====== Input data
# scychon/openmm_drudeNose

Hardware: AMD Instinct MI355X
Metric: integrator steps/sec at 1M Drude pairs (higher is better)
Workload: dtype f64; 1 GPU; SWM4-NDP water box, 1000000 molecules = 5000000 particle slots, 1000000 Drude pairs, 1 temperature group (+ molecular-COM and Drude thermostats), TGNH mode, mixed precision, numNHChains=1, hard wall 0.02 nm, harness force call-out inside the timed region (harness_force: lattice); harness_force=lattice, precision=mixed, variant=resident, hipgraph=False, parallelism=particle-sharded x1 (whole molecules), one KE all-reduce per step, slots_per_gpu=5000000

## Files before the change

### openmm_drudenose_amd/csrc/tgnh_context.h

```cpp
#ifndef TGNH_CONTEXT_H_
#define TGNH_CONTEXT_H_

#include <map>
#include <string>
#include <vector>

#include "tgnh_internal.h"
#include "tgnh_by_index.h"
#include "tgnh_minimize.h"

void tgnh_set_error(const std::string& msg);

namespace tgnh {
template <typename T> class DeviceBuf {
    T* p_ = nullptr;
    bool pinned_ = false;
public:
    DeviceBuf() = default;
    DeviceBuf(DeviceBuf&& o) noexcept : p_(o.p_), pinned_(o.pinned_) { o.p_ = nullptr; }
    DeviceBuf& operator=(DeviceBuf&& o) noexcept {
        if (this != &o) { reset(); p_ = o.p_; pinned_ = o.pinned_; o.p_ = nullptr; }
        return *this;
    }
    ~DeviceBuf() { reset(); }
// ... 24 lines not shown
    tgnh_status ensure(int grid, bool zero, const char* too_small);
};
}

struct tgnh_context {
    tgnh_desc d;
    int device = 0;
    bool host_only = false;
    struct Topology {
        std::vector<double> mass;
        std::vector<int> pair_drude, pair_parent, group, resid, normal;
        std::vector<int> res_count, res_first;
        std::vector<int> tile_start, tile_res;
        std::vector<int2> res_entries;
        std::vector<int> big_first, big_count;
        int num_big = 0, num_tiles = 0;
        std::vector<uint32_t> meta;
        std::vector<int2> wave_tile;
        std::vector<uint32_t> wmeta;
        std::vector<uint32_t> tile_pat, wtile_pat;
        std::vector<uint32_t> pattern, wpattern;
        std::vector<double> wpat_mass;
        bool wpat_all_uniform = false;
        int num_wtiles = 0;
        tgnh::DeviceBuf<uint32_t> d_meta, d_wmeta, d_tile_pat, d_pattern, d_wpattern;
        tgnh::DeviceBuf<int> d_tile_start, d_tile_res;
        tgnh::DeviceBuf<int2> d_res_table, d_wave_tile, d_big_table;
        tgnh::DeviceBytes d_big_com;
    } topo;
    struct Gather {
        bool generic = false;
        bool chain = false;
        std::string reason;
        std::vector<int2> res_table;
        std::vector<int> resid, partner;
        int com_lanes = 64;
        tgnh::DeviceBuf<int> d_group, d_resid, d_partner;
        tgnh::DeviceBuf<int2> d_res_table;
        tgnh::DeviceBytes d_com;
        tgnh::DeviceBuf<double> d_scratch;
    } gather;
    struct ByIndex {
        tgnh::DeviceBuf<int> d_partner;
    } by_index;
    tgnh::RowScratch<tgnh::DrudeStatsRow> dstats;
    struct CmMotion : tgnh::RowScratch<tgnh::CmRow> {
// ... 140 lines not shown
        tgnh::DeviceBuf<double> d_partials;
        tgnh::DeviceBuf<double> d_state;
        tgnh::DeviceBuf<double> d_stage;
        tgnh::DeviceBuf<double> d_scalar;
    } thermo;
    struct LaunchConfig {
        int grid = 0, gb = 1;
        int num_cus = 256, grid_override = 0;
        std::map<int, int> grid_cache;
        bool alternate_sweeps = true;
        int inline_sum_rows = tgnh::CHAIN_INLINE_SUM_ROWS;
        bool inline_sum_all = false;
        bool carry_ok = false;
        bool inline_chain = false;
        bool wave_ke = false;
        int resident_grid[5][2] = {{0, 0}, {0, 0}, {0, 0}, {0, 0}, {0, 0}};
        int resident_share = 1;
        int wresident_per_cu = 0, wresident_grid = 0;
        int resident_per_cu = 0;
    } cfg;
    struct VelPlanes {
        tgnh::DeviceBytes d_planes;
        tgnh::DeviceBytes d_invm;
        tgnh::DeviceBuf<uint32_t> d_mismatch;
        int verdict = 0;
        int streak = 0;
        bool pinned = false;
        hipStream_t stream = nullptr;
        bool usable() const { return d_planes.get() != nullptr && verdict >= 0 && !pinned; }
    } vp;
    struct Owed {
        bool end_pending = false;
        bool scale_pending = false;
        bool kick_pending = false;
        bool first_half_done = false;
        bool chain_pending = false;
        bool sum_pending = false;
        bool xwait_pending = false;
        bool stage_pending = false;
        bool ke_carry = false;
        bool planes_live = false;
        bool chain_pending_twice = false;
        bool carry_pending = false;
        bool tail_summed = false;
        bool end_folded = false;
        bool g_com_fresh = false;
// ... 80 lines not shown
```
============
Reply with one number, the count of lines in the data that contain "struct".

8